Après l’accession du pays ò l’indépendance, il est devenu membre du Comité central du PDG, directeur du quotidien du PDG Horoya et membre de la Commission d’enquête du Camp Boiro. Qu’un individu aussi mediocre un homme-clé du régime, aide à comprendre comment des fripouilles ont utilisé de leur pouvoir pour massacrer tout ce que laGuinée avait d’hommes brillants.
En liberté, je m’étais toujours bien entendu avec Bérété, moins bien avec Guichard. Le premier n’était pas une lumière mais faisait preuve d’une grande honnêteté intellectuelle. Fanatique du régime, il savait rester dans des limites saines, n’excédant pas la démagogie courante. Guiton était plus difficile à vivre. Comme tous les métis guinéens, il était extrêmement méfiant. Les complexes de ces malheureux s’accentuaient tragiquement depuis l’Indépendance.
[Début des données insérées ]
struct Gather3dSegs {
  const float* src[OTGAN_GATHER3D_MAX_SEGMENTS];
  float* dst[OTGAN_GATHER3D_MAX_SEGMENTS];
  int n0[OTGAN_GATHER3D_MAX_SEGMENTS];
  long ss0[OTGAN_GATHER3D_MAX_SEGMENTS], ss1[OTGAN_GATHER3D_MAX_SEGMENTS];
  long ds0[OTGAN_GATHER3D_MAX_SEGMENTS], ds1[OTGAN_GATHER3D_MAX_SEGMENTS];
  int n1, n2, base1;
  const int* map1;
  float* amax;
};
__global__ __launch_bounds__(256) void gather3d_batched_kernel(Gather3dSegs g) {
  const int sg = blockIdx.y;
  const float* __restrict__ src = g.src[sg];
  float* __restrict__ dst = g.dst[sg];
  const long ss0 = g.ss0[sg], ss1 = g.ss1[sg], ds0 = g.ds0[sg], ds1 = g.ds1[sg];
  const int n1 = g.n1, n2 = g.n2;
  const long total = (long)g.n0[sg] * n1 * n2;
  unsigned mb = 0u;
  for (long i = (long)blockIdx.x * 256 + threadIdx.x; i < total; i += (long)gridDim.x * 256) {
    const int i2 = (int)(i % n2);
    const long r = i / n2;
    const int i1 = (int)(r % n1);
    const long i0 = r / n1;
    const int j1 = g.base1 + (g.map1 ? g.map1[i1] : i1);
    const float v = src[i0 * ss0 + j1 * ss1 + i2];
    const unsigned b = amax_bits(v);
    mb = b > mb ? b : mb;
    dst[i0 * ds0 + i1 * ds1 + i2] = v;
  }
  if (g.amax) amax_commit(g.amax, mb);
}
extern "C" int otgan_gather3d_batched_f32(const float* const* src, float* const* dst, const int* n0, int n1, int n2,
                                          const long* src_s0, const long* src_s1, const long* dst_s0, const long* dst_s1,
                                          int base1, const int* map1_dev, float* amax_out, int nseg, void* stream) {
  OTGAN_CHECK_ARG(src && dst && n0 && src_s0 && src_s1 && dst_s0 && dst_s1 && n1 > 0 && n2 > 0 && base1 >= 0 && nseg > 0 &&
                  nseg <= OTGAN_GATHER3D_MAX_SEGMENTS, "bad arguments");
  Gather3dSegs g;
  long most = 0;
  for (int i = 0; i < nseg; ++i) {
    OTGAN_CHECK_ARG(src[i] && dst[i] && n0[i] > 0, "bad segment");
    g.src[i] = src[i]; g.dst[i] = dst[i]; g.n0[i] = n0[i];
    g.ss0[i] = src_s0[i]; g.ss1[i] = src_s1[i]; g.ds0[i] = dst_s0[i]; g.ds1[i] = dst_s1[i];
    const long t = (long)n0[i] * n1 * n2;
    most = t > most ? t : most;
  }
  g.n1 = n1; g.n2 = n2; g.base1 = base1; g.map1 = map1_dev; g.amax = amax_out;
  long bx = (most + 256 * 4 - 1) / (256 * 4);
  if (bx > 256) bx = 256;
  hipLaunchKernelGGL(gather3d_batched_kernel, dim3((unsigned)bx, (unsigned)nseg), dim3(256), 0, (hipStream_t)stream, g);
  OTGAN_CHECK_LAUNCH("gather3d_batched");
  return OTGAN_OK;
}

struct AdamSegs {
  const float* g[OTGAN_ADAM_MAX_SEGMENTS];
  long off[OTGAN_ADAM_MAX_SEGMENTS + 1];
};
__global__ void adam_gather_kernel(float* __restrict__ p, AdamSegs segs, float* __restrict__ v, float* __restrict__ mg,
                                   float lr, float mom1, float om1, float mom2, float om2, float c1, float c2,
                                   float* __restrict__ sh, float decay, float omd, const float* __restrict__ coef) {
  if (coef) {
    c1 = coef[0];
    c2 = coef[1];
  }
  const int seg = blockIdx.y;
  const long base = segs.off[seg], n = segs.off[seg + 1] - base;
  const float* __restrict__ g = segs.g[seg];
  for (long i = (long)blockIdx.x * blockDim.x + threadIdx.x; i < n; i += (long)gridDim.x * blockDim.x) {
    const long j = base + i;
    const float pn = adam_elem(p[j], g[i], v, mg, j, lr, mom1, om1, mom2, om2, c1, c2);
    p[j] = pn;
    if (sh) sh[j] = ema_elem(sh[j], pn, decay, omd);
  }
}
__global__ void ema_kernel(float* __restrict__ sh, const float* __restrict__ p, long n, float decay,
                           float omd) {
  for (long i = (long)blockIdx.x * blockDim.x + threadIdx.x; i < n; i += (long)gridDim.x * blockDim.x)
    sh[i] = ema_elem(sh[i], p[i], decay, omd);
}

}

extern "C" {
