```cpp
constexpr int FLAT_NT = 256;
template <typename T> struct Chunk8;
template <> struct Chunk8<bf16_t> {
  typedef uint4 raw_t;
  static __device__ __forceinline__ raw_t load(const bf16_t* p) { return *(const uint4*)p; }
  static __device__ __forceinline__ void unpack(const raw_t& r, float v[8]) {
    v[0] = __uint_as_float(r.x << 16); v[1] = __uint_as_float(r.x & 0xffff0000u); v[2] = __uint_as_float(r.y << 16); v[3] = __uint_as_float(r.y & 0xffff0000u);
    v[4] = __uint_as_float(r.z << 16); v[5] = __uint_as_float(r.z & 0xffff0000u); v[6] = __uint_as_float(r.w << 16); v[7] = __uint_as_float(r.w & 0xffff0000u);
  }
  static __device__ __forceinline__ void touch(raw_t& r) { asm volatile("" : "+v"(r.x), "+v"(r.y), "+v"(r.z), "+v"(r.w)); }
  static __device__ __forceinline__ void store(bf16_t* p, const float v[8]) {
    uint4 t; t.x = pack_bf16x2(v[0], v[1]); t.y = pack_bf16x2(v[2], v[3]); t.z = pack_bf16x2(v[4], v[5]); t.w = pack_bf16x2(v[6], v[7]);
    *(uint4*)p = t;
  }
};
template <> struct Chunk8<f16_t> {
  typedef uint4 raw_t;
  static __device__ __forceinline__ raw_t load(const f16_t* p) { return *(const uint4*)p; }
  static __device__ __forceinline__ void unpack(const raw_t& r, float v[8]) {
    v[0] = w16_lo<f16_t>(r.x); v[1] = w16_hi<f16_t>(r.x); v[2] = w16_lo<f16_t>(r.y); v[3] = w16_hi<f16_t>(r.y);
    v[4] = w16_lo<f16_t>(r.z); v[5] = w16_hi<f16_t>(r.z); v[6] = w16_lo<f16_t>(r.w); v[7] = w16_hi<f16_t>(r.w);
  }
  static __device__ __forceinline__ void touch(raw_t& r) { asm volatile("" : "+v"(r.x), "+v"(r.y), "+v"(r.z), "+v"(r.w)); }
  static __device__ __forceinline__ void store(f16_t* p, const float v[8]) {
    uint4 t; t.x = pack_f16x2(v[0], v[1]); t.y = pack_f16x2(v[2], v[3]); t.z = pack_f16x2(v[4], v[5]); t.w = pack_f16x2(v[6], v[7]);
    *(uint4*)p = t;
  }
};
template <> struct Chunk8<float> {
  struct raw_t { float4 a, b; };
  static __device__ __forceinline__ raw_t load(const float* p) { raw_t r; r.a = *(const float4*)p; r.b = *(const float4*)(p + 4); return r; }
  static __device__ __forceinline__ void unpack(const raw_t& r, float v[8]) {
    v[0] = r.a.x; v[1] = r.a.y; v[2] = r.a.z; v[3] = r.a.w; v[4] = r.b.x; v[5] = r.b.y; v[6] = r.b.z; v[7] = r.b.w;
  }
  static __device__ __forceinline__ void touch(raw_t&) {}
  static __device__ __forceinline__ void store(float* p, const float v[8]) {
    *(float4*)p = make_float4(v[0], v[1], v[2], v[3]); *(float4*)(p + 4) = make_float4(v[4], v[5], v[6], v[7]);
  }
};
template <int K, int NW = 4> __device__ __forceinline__ void flat_block_sum(float (&v)[K], float* sm) {
#pragma unroll
// ... 405 lines not shown
```

Before: 14460 windows/s.

## Add specialized full-slab resident GroupNorm backward kernel with compile-time flags

Adds a new GroupNorm backward resident kernel used when the row slab exactly covers L. Options such as residual inputs, colsum, SiLU and resample mode become template parameters dispatched through a static switch over 96 variants. The kernel issues all x and dy loads up front, batches residual loads, and drops runtime bounds and flag checks. The aim is to cut branching and address arithmetic and to overlap memory latency. The cost is many more kernel instantiations and higher register pressure from holding rows in registers.

New measurement: 14710 windows/s, median of 6. +1.7%, better.

```diff
diff --git a/synthetic-sleep-eeg-signal-generation-using-latent-diffusion-models_amd/csrc/norm.hip b/synthetic-sleep-eeg-signal-generation-using-latent-diffusion-models_amd/csrc/norm.hip
--- a/synthetic-sleep-eeg-signal-generation-using-latent-diffusion-models_amd/csrc/norm.hip
+++ b/synthetic-sleep-eeg-signal-generation-using-latent-diffusion-models_amd/csrc/norm.hip
@@ -1,6 +1,7 @@
 #include "common.h"
 #include "internal.h"
 #include <stdlib.h>
+#include <type_traits>
 
 namespace {
 
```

Leur petite communauté avait payé un lourd tribut aux épurations successives. Depuis dix mois, pratiquement les deux tiers des « mulots » avaient été éliminés.
Toutes ces dépositions orchestrées délièrent les lèvres de Bérété. Il me convoqua plusieurs fois pour le simple plaisir de discuter. C’est ainsi que je pris connaissance des dépositions et du comportement des étrangers détenus. Environ la moitié d’entre eux était passée devant le comité. La proportion des réticents était identique à celle constatée chez les Guinéens. Les hommes se valaient. Certains, de ceux que je vis, par la suite, plastronner effrontément, refusèrent de se laisser même lier les mains. Ils allèrent, avec une bonne volonté touchante, au-devant des désirs de leurs bourreaux. D’autres monnayèrent assez sordidement leur « confession » contre des avantages matériels solides : double ration, porte ouverte, douche quotidienne, et exigèrent que l’accord du ministre ne restât pas verbal mais soit consigné sur le livre de poste.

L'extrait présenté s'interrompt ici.